Multifamily syndication is a real estate investment strategy where multiple investors pool their money together to purchase a large multifamily property. Take note that a real estate syndication deal can be done with almost any type of real estate. But because of the many benefits of owning multifamily properties like apartment communities, multifamily syndication is the most popular kind.

In a syndication deal there are two main parties involved: the general partners (GPs) and the limited partners (LPs). General partners are syndicators who put the deal together and make everything happen. They find the real estate property, create the business plan, and look for investors who will serve as the LPs. [1]

The syndicator sets everything up while the investors provide most of the capital needed to acquire the property. Their responsibility and liability is limited. However, they may pay an assortment of fees to help the syndicator run the real estate property once it is acquired. [1]

Once the deal is in place, the property is then managed by the syndicator, who will either hire a third party property management company or handle the day-to-day operations themselves. In any case, investors in a syndication do not have to worry about becoming a landlord. They don’t have to handle tenants, deal with emergencies, or stress about the other responsibilities that come with owning a property.

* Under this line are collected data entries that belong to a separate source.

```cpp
template <bool REMAP>
__global__ __launch_bounds__(IN_THREADS) void k_induce_onepass(const uint64_t *__restrict__ pk, const uint32_t *srcP,
                                                              uint32_t *srcC, int64_t beg, uint64_t N, int dir,
                                                              uint32_t emitmask, uint64_t tiles, DstPos dst, uint32_t *SA,
                                                              uint32_t *CTX, uint32_t *__restrict__ totals, LmsRemap rm,
                                                              uint64_t *__restrict__ desc, uint64_t desc_stride,
                                                              uint32_t *__restrict__ ctl, uint32_t ticket_base, uint64_t epoch)
{
    __shared__ uint32_t wtot[IN_WAVES][4];
    __shared__ uint32_t s_tile;
    __shared__ uint32_t s_excl[4];
    __shared__ uint32_t stP[IN_TILE], stC[IN_TILE];
    if (threadIdx.x == 0) s_tile = atomicAdd(&ctl[2], 1u) - ticket_base;
    __syncthreads();
    const uint32_t tile = s_tile;
    if (tile >= tiles) return;
    const int wave = threadIdx.x >> 6;
    struct __attribute__((packed, aligned(4))) U4 {
        uint32_t v[4];
    };
    const uint64_t i0 = (uint64_t)tile * IN_TILE + (uint64_t)threadIdx.x * IN_ITEMS;
    uint32_t vv[IN_ITEMS], cc[IN_ITEMS], rr[IN_ITEMS];
    uint32_t cnt[4] = {0, 0, 0, 0};
    int64_t shift = 0;
    bool block = i0 + IN_ITEMS <= N;
    if (REMAP) {
        const uint64_t tj = (uint64_t)beg + (uint64_t)tile * IN_TILE;
        const uint32_t t0 = remap_below_wave(rm, tj), t1 = remap_below_wave(rm, tj + IN_TILE);
        if (t0 == t1) shift = (int64_t)t0;
        else if (block) {
            const uint32_t b0 = remap_below(rm, (uint64_t)beg + i0);
            block = b0 == remap_below(rm, (uint64_t)beg + i0 + IN_ITEMS);
            shift = (int64_t)b0;
        }
    }
    if (block) {
        const int64_t p0 = (dir > 0 ? beg + (int64_t)i0 : beg - (int64_t)(i0 + IN_ITEMS - 1)) - shift;
        uint32_t bp[IN_ITEMS], bc[IN_ITEMS];
#pragma unroll
        for (int q = 0; q < IN_ITEMS / 4; q++) {
            const U4 tp = *reinterpret_cast<const U4 *>(srcP + p0 + 4 * q);
            const U4 tcw = *reinterpret_cast<const U4 *>(srcC + p0 + 4 * q);
#pragma unroll
            for (int e = 0; e < 4; e++) {
                bp[4 * q + e] = tp.v[e];
                bc[4 * q + e] = tcw.v[e];
            }
        }
#pragma unroll
        for (int e = 0; e < IN_ITEMS; e++) {
            const int a = dir > 0 ? e : IN_ITEMS - 1 - e;
            uint32_t v = bp[a], c = bc[a], cls;
            if (KISS_CTX_WORD(c) <= KISS_EMPTY_CTX) cls = item_class<false>(pk, srcP, srcC, p0 + a, emitmask, &v, &c, rm);
            else {
                const uint32_t pc = c & 3u;
                cls = ((emitmask >> pc) & 1u) ? pc : 4u;
            }
            uint32_t local = 0;
#pragma unroll
            for (int k = 0; k < 4; k++) {
                if (cls == (uint32_t)k) local = cnt[k];
                cnt[k] += cls == (uint32_t)k ? 1u : 0u;
            }
            vv[e] = v;
            cc[e] = c;
            rr[e] = (cls << 28) | local;
        }
    } else {
#pragma unroll
        for (int e = 0; e < IN_ITEMS; e++) {
            const uint64_t i = i0 + (uint64_t)e;
            uint32_t cls = 4u, v = 0, c = 0;
            if (i < N) cls = item_class<REMAP>(pk, srcP, srcC, beg + (int64_t)dir * (int64_t)i, emitmask, &v, &c, rm);
            uint32_t local = 0;
#pragma unroll
            for (int k = 0; k < 4; k++) {
                if (cls == (uint32_t)k) local = cnt[k];
                cnt[k] += cls == (uint32_t)k ? 1u : 0u;
            }
            vv[e] = v;
            cc[e] = c;
// ... 654 lines not shown
```

Baseline: 46.59 billion bases/s.

## Restructure induce count kernel with SWAR class counting and lazy pending refresh

Splits the induce count kernel into byte-tile, word-tile and partial-tile paths. The byte path now counts classes with SWAR bit arithmetic (four byte-lane accumulators summed by multiplication) instead of per-byte extract-and-shift loops, and loads the misaligned tail across four lanes rather than lane 0 alone. Tiles that contain stale entries no longer fall back to per-item reclassification of the whole tile. Only the pending items, kept in a bitmask, are refreshed in a ballot loop, and the counts are corrected incrementally. This saves ALU work and avoids full-tile fallback, at the cost of extra control flow and register use.

```diff
diff --git a/kiss_amd/csrc/induce.hip b/kiss_amd/csrc/induce.hip
--- a/kiss_amd/csrc/induce.hip
+++ b/kiss_amd/csrc/induce.hip
@@ -1,4 +1,5 @@
 #include "kiss_internal.hpp"
+#include "induce_count.hpp"
 #include <cstdio>
 #include <cstdlib>
 
@@ -122,6 +123,145 @@
     return x;
 }
 
+
+template <int SH>
+__device__ __forceinline__ uint32_t refresh_pending(const uint64_t *__restrict__ pk, const uint32_t *srcP, uint32_t *srcC,
+                                                    uint8_t *srcK, uint64_t pend, int64_t base, int64_t step, int64_t tail,
+                                                    uint32_t cnt8, bool counted_before)
+{
+    while (__ballot(pend != 0ull) != 0ull) {
+        if (pend != 0ull) {
+            const uint32_t b = (uint32_t)__ffsll((unsigned long long)pend) - 1u;
+            pend &= pend - 1ull;
+            const int64_t idx = b < 32u ? base + step * (int64_t)(b >> SH) + (int64_t)(b & ((1u << SH) - 1u)) : tail + (int64_t)(b - 32u);
+            const uint32_t old = srcC[idx];
+            if (counted_before) cnt8 -= 1u << ((old & 3u) << 3);
+            const uint32_t v = srcP[idx];
+            if (v != 0u) {
+                const uint32_t c = kiss_load_ctx(pk, v) | (old & KISS_CTX_TAINT);
+                srcC[idx] = c;
+                if (srcK) srcK[idx] = (uint8_t)cls_byte(c);
+                cnt8 += 1u << ((c & 3u) << 3);
+            }
+        }
+    }
+    return cnt8;
+}
+
+__device__ __forceinline__ void put_counts(uint32_t *__restrict__ counts, uint64_t tiles, uint64_t tile, uint32_t cnt8)
+{
+    const uint32_t lane = lane_id();
+    const uint32_t lo = (cnt8 & 0xFFu) | ((cnt8 & 0xFF00u) << 8), hi = ((cnt8 >> 16) & 0xFFu) | ((cnt8 >> 8) & 0xFF0000u);
+    const uint32_t slo = (uint32_t)__builtin_amdgcn_readlane((int)wave_scan_add(lo), 63);
+    const uint32_t shi = (uint32_t)__builtin_amdgcn_readlane((int)wave_scan_add(hi), 63);
+    if (lane < 4) counts[(uint64_t)lane * tiles + tile] = (((lane & 2u) ? shi : slo) >> (16u * (lane & 1u))) & 0xFFFFu;
+}
+
+__device__ __forceinline__ void count_byte_tile(const uint64_t *__restrict__ pk, const uint32_t *srcP, uint32_t *srcC,
+                                                uint8_t *srcK, int64_t beg, int dir, uint32_t emitmask,
+                                                uint32_t *__restrict__ counts, uint64_t tiles, uint64_t tile)
+{
+    static_assert(IN_TILE == 2048, "64 lanes x 2 x 16 bytes");
+    const uint32_t lane = lane_id();
+    const uint64_t t0 = tile * IN_TILE;
+    const int64_t lo_index = dir > 0 ? beg + (int64_t)t0 : beg - (int64_t)(t0 + IN_TILE - 1);
+    const uint32_t mis = (uint32_t)__builtin_amdgcn_readfirstlane((int)(reinterpret_cast<uintptr_t>(srcK + lo_index) & 15u));
+    const int64_t first = lo_index - (int64_t)mis;
+    const uint4 *const ap = reinterpret_cast<const uint4 *>(srcK + first);
+    uint32_t w[9];
+    {
+        const uint4 q0 = ap[lane], q1 = ap[64 + lane];
+        w[0] = q0.x, w[1] = q0.y, w[2] = q0.z, w[3] = q0.w;
+        w[4] = q1.x, w[5] = q1.y, w[6] = q1.z, w[7] = q1.w;
+        w[8] = 0x08080808u;
+    }
+    if (mis != 0u) {
+        if (lane < 4u) w[8] = reinterpret_cast<const uint32_t *>(ap + 128)[lane];
+#pragma unroll
+        for (int i = 0; i < 4; i++) {
+            const int nb = (int)mis - 4 * i;
+            const uint32_t lowmask = nb >= 4 ? 0xFFFFFFFFu : (nb <= 0 ? 0u : ~(0xFFFFFFFFu << (8 * (nb & 3))));
+            if (lane == 0u) w[i] = (w[i] & ~lowmask) | (0x08080808u & lowmask);
+        }
+        const int nb = (int)mis - 4 * (int)lane;
+        const uint32_t lowmask = nb >= 4 ? 0xFFFFFFFFu : (nb <= 0 ? 0u : ~(0xFFFFFFFFu << (8 * (nb & 3))));
+        w[8] = (w[8] & lowmask) | (0x08080808u & ~lowmask);
+    }
+    KissClsAcc acc = {{0u, 0u, 0u, 0u}};
+    uint32_t any = 0;
+#pragma unroll
+    for (int i = 0; i < 8; i++) {
+        kiss_cls_acc_add(acc, w[i]);
+        any |= w[i];
+    }
+    if (mis != 0u) {
+        kiss_cls_acc_add(acc, w[8]);
+        any |= w[8];
+    }
+    uint32_t cnt8 = kiss_cls_acc_sum(acc);
+    if (__ballot((any & 0x04040404u) != 0u) != 0ull) {
+        uint64_t pend = 0;
+#pragma unroll
+        for (int i = 0; i < 9; i++) {
+            const uint32_t p = (w[i] >> 2) & ~(w[i] >> 3) & 0x01010101u;
+            pend |= (uint64_t)(((p * 0x00204081u) >> 21) & 0xFu) << (4 * i);
+        }
+        cnt8 = refresh_pending<4>(pk, srcP, srcC, srcK, pend, first + 16 * (int64_t)lane, 1024, first + 2048 + 4 * (int64_t)lane,
+                                  cnt8, false);
+    }
+    put_counts(counts, tiles, tile, kiss_cls_emit(cnt8, emitmask));
+}
+
+__device__ __forceinline__ void count_word_tile(const uint64_t *__restrict__ pk, const uint32_t *srcP, uint32_t *srcC, int64_t beg,
+                                                int dir, uint32_t emitmask, uint32_t *__restrict__ counts, uint64_t tiles,
+                                                uint64_t tile, int64_t shift)
+{
+    struct __attribute__((packed, aligned(4))) U4 {
+        uint32_t v[4];
+    };
+    constexpr int STEPS = IN_TILE / 256;
+    static_assert(STEPS * 4 == 32, "one bit per item of a lane in the low half of refresh_pending's mask");
+    static_assert(IN_TILE / 64 <= 255, "8-bit counters per lane");
+    const uint64_t i0 = tile * IN_TILE + 4 * lane_id();
+    const int64_t p0 = (dir > 0 ? beg + (int64_t)i0 : beg - (int64_t)(i0 + 3)) - shift;
+    const int64_t pstep = dir > 0 ? 256 : -256;
+    U4 t[STEPS];
+#pragma unroll
+    for (int q = 0; q < STEPS; q++) t[q] = *reinterpret_cast<const U4 *>(srcC + (p0 + q * pstep));
+    uint32_t cnt8 = 0, least = 0xFFFFFFFFu;
+#pragma unroll
+    for (int q = 0; q < STEPS; q++) {
+#pragma unroll
+        for (int e = 0; e < 4; e++) {
+            cnt8 += 1u << ((t[q].v[e] << 3) & 31u);
+            least = min(least, t[q].v[e] & 0x7FFFFFFEu);
+        }
+    }
+    if (__ballot(least == 0u) != 0ull) {
+        uint32_t pend = 0;
+#pragma unroll
+        for (int q = 0; q < STEPS; q++)
+#pragma unroll
+            for (int e = 0; e < 4; e++) pend |= ((t[q].v[e] & 0x7FFFFFFEu) == 0u ? 1u : 0u) << (4 * q + e);
+        cnt8 = refresh_pending<2>(pk, srcP, srcC, nullptr, (uint64_t)pend, p0, pstep, 0, cnt8, true);
+    }
+    put_counts(counts, tiles, tile, kiss_cls_emit(cnt8, emitmask));
+}
+
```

This is a rare example of a true passive investment in real estate, as other passive investments still require plenty of input from investors.

In exchange for their investment, passive investors receive a share of the profits and tax benefits without the responsibilities of property management. Income distributions from real estate syndications typically come in monthly or quarterly installments. Investors get a share of the property’s monthly cash flow, and depending on the deal structure, a share of the equity upon resale. [1]

Typically, sponsors receive a percentage of the profits as compensation for their expertise and effort. Investors should remember that every syndication deal is different. The profit split and other terms of the deal will be presented in the private placement memorandum (PPM) before investors agree to participate in the investment.

As with any other type of investment, it is recommended that real estate investors get educated and do their due diligence before joining any syndication deal. [1]

Benefits of Multifamily Syndication

One of the biggest advantages that multifamily properties have over single family properties is that it provides a stronger cash flow. Multiple units means there are multiple tenants providing rental income on a monthly basis. Multifamily real estate does not have to worry as much about vacancies either. When one unit becomes vacant, the rest of the apartment community continues to provide income. Meanwhile, single family properties stop generating income once they become vacant.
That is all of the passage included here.